On a cost per job basis, probably not. The Northern Ethanol deal works about to a discount/subsidy, of about $26,000 per job per year. RiverWright comes in at about $23,000 per job. These are high figures, considering an analysis I did for my Power Failure series a year ago determined the average subsidy worked out to about $4,200 per job, and only five power recipients had discounts worth more than $20,000 per job.

There's also the federal benchmark of $35,000 per job for the lifetime of the subsidy. The authority usually awards hydropower contracts for at least five years, meaning the total subsidy will top $100,000 per job. And rest assured, these companies will come looking for an extension.

These are new facilities requiring a lot of investment, and by that standard, the projects look better. Data on power awarded since the start of 2006 shows that each kilowatt hour has leveraged an average of $14,058 in investment. The figures are about $27,000 for Northern Ethanol and $37,000 for RiverWright. That's a lot more bang for the public buck.

There's one more issue to consider: The wisdom of using public subsidies to promote the production of ethanol.

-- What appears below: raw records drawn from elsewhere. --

# arnold117/PrimeKG-RGCN-LinkPrediction

Measured on AMD Instinct MI355X. Metric: edges/sec per RGCN layer (fwd+bwd), PrimeKG 30.9k nodes/849k edges/3 rels, higher is better.
Workload: dtype f32; 1 GPU; C2: PrimeKG-shaped synthetic graph, 30926 nodes / 849456 edge columns / 3 relations, encoder 64->128->128, 2 layers fwd+bwd, full graph per step, dropout 0; parallelism=1 GPU, launch=hipGraph replay

## Files before the change

### include/rgcn_hip.h

```cpp
#ifndef RGCN_HIP_H
#define RGCN_HIP_H

#include <stddef.h>
#include <stdint.h>

#ifdef __cplusplus
extern "C" {
#endif

#define RGCN_ABI_VERSION 27

enum {
  RGCN_OK = 0,
  RGCN_ERR_ARG = -1,
  RGCN_ERR_RANGE = -2,
  RGCN_ERR_HIP = -3,
  RGCN_ERR_UNSUPPORTED = -4,
  RGCN_ERR_WORKSPACE = -5
};

int rgcn_abi_version(void);
const char* rgcn_strerror(int code);

typedef struct rgcn_graph rgcn_graph;

int rgcn_graph_create(const int64_t* edge_index, const int64_t* edge_type, int64_t num_edges,
                      int64_t num_nodes, int64_t num_relations, void* stream,
                      rgcn_graph** out);
int rgcn_graph_create_bipartite(const int64_t* key_node, const int64_t* other_node,
                                const int64_t* edge_type, int64_t num_edges, int64_t num_key_nodes,
                                int64_t num_other_nodes, int64_t num_relations,
                                const float* edge_weight, void* stream, rgcn_graph** out);
void rgcn_graph_destroy(rgcn_graph* g);

int64_t rgcn_graph_num_edges(const rgcn_graph* g);
int64_t rgcn_graph_num_nodes(const rgcn_graph* g);
int64_t rgcn_graph_num_relations(const rgcn_graph* g);
float rgcn_graph_weight_bound(const rgcn_graph* g, int transposed);
int rgcn_graph_num_levels(const rgcn_graph* g, int transposed);

const uint32_t* rgcn_graph_tile_mask(const rgcn_graph* g, int transposed, int64_t* num_row_tiles);

int rgcn_graph_arrays(const rgcn_graph* g, int transposed, const int32_t** rowptr,
                      const int32_t** col, const int64_t** perm, const float** val);
int rgcn_graph_export(const rgcn_graph* g, int transposed, int32_t* rowptr, int32_t* col,
                      int64_t* perm, float* val, void* stream);

int rgcn_graph_import(int64_t num_edges, int64_t num_nodes, int64_t num_relations,
                      const int32_t* rowptr, const int32_t* col, const int64_t* perm, const float* cnt,
                      const int32_t* rowptr_t, const int32_t* col_t, const int64_t* perm_t,
                      const float* w_t, void* stream, rgcn_graph** out);

typedef struct rgcn_slab_job {
  const float* slab;
// ... 215 lines not shown
```

### primekg_rgcn_linkprediction_amd/_lib.py

```python
from __future__ import annotations

import ctypes
import os
from ctypes import c_float, POINTER, c_char_p, c_int, c_int64, c_size_t, c_void_p

import torch

ABI_VERSION = 27
LIB_NAME = "librgcn_hip.so"
LIB_PATH = os.path.join(os.path.dirname(os.path.abspath(__file__)), LIB_NAME)

RGCN_OK = 0
RGCN_ERR_ARG = -1
RGCN_ERR_RANGE = -2
RGCN_ERR_HIP = -3
RGCN_ERR_UNSUPPORTED = -4
RGCN_ERR_WORKSPACE = -5

_P = c_void_p
_I64 = c_int64

class SlabJob(ctypes.Structure):
    _fields_ = [("slab", c_void_p), ("bias_part", c_void_p), ("splits", ctypes.c_int32), ("K1", ctypes.c_int32),
                ("Kc", ctypes.c_int32), ("N", ctypes.c_int32), ("grad_weight", c_void_p), ("grad_root", c_void_p),
# ... 21 lines not shown
                                      7: (True, 0), 8: (True, 0), 9: (False, 0)},
}


PROTOTYPES = {
    "rgcn_abi_version": (c_int, []),
    "rgcn_strerror": (c_char_p, [c_int]),
    "rgcn_graph_create": (c_int, [_P, _P, _I64, _I64, _I64, _P, POINTER(c_void_p)]),
    "rgcn_graph_create_bipartite": (c_int, [_P, _P, _P, _I64, _I64, _I64, _I64, _P, _P, POINTER(c_void_p)]),
    "rgcn_graph_destroy": (None, [c_void_p]),
    "rgcn_graph_num_edges": (_I64, [c_void_p]),
    "rgcn_graph_num_nodes": (_I64, [c_void_p]),
    "rgcn_graph_num_relations": (_I64, [c_void_p]),
    "rgcn_graph_num_levels": (c_int, [c_void_p, c_int]),
    "rgcn_graph_weight_bound": (c_float, [c_void_p, c_int]),
    "rgcn_graph_arrays": (c_int, [c_void_p, c_int, POINTER(c_void_p), POINTER(c_void_p),
                                  POINTER(c_void_p), POINTER(c_void_p)]),
    "rgcn_graph_export": (c_int, [c_void_p, c_int, _P, _P, _P, _P, _P]),
    "rgcn_graph_import": (c_int, [_I64, _I64, _I64, _P, _P, _P, _P, _P, _P, _P, _P, _P, POINTER(c_void_p)]),
    "rgcn_aggregate_workspace_bytes": (c_size_t, [c_void_p, c_int, _I64]),
    "rgcn_aggregate": (c_int, [c_void_p, c_int, _P, _I64, _P, _P, c_size_t, _P]),
    "rgcn_aggregate_f16": (c_int, [c_void_p, c_int, _P, _I64, _P, _P, c_size_t, _P]),
    "rgcn_aggregate_level": (c_int, [c_void_p, c_int, c_int, _P, _I64, _P, _P, c_size_t, _P, _P]),
    "rgcn_graph_tile_mask": (c_void_p, [c_void_p, c_int, POINTER(c_int64)]),
    "rgcn_transform_fwd": (c_int, [_P, _P, _P, _P, _P, c_int, _P, _I64, _I64, _I64, _I64, _P, _P]),
    "rgcn_transform_fwd_f16_workspace_bytes": (c_size_t, [_I64, _I64, _I64]),
    "rgcn_transform_fwd_f16": (c_int, [_P, _P, _P, _P, _P, c_int, _P, _I64, _I64, _I64, _I64, _P, _P, c_size_t, _P]),
    "rgcn_transform_bwd_input": (c_int, [_P, _P, _P, _P, _P, _P, _I64, _I64, _I64, _I64, _P, _P]),
    "rgcn_transform_bwd_params_workspace_bytes": (c_size_t, [_I64, _I64, _I64, _I64]),
    "rgcn_transform_bwd_params": (c_int, [_P, _P, _P, _P, _I64, _I64, _I64, _I64, _P, _P, _P, _P,
# ... 116 lines not shown
```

It's fallen out of favor with most environmentalists because of its impact on both global warming and the world's food supply, as noted in a recent edition of Time.

"Several new studies show the biofuel boom is doing exactly the opposite of what its proponents intended: it's dramatically accelerating global warming, imperiling the planet in the name of saving it. Corn ethanol, always environmentally suspect, turns out to be environmentally disastrous."

What do you think - is this a good move by the Power Authority, in concert with the region's economic development agencies, which advise NYPA on allocations?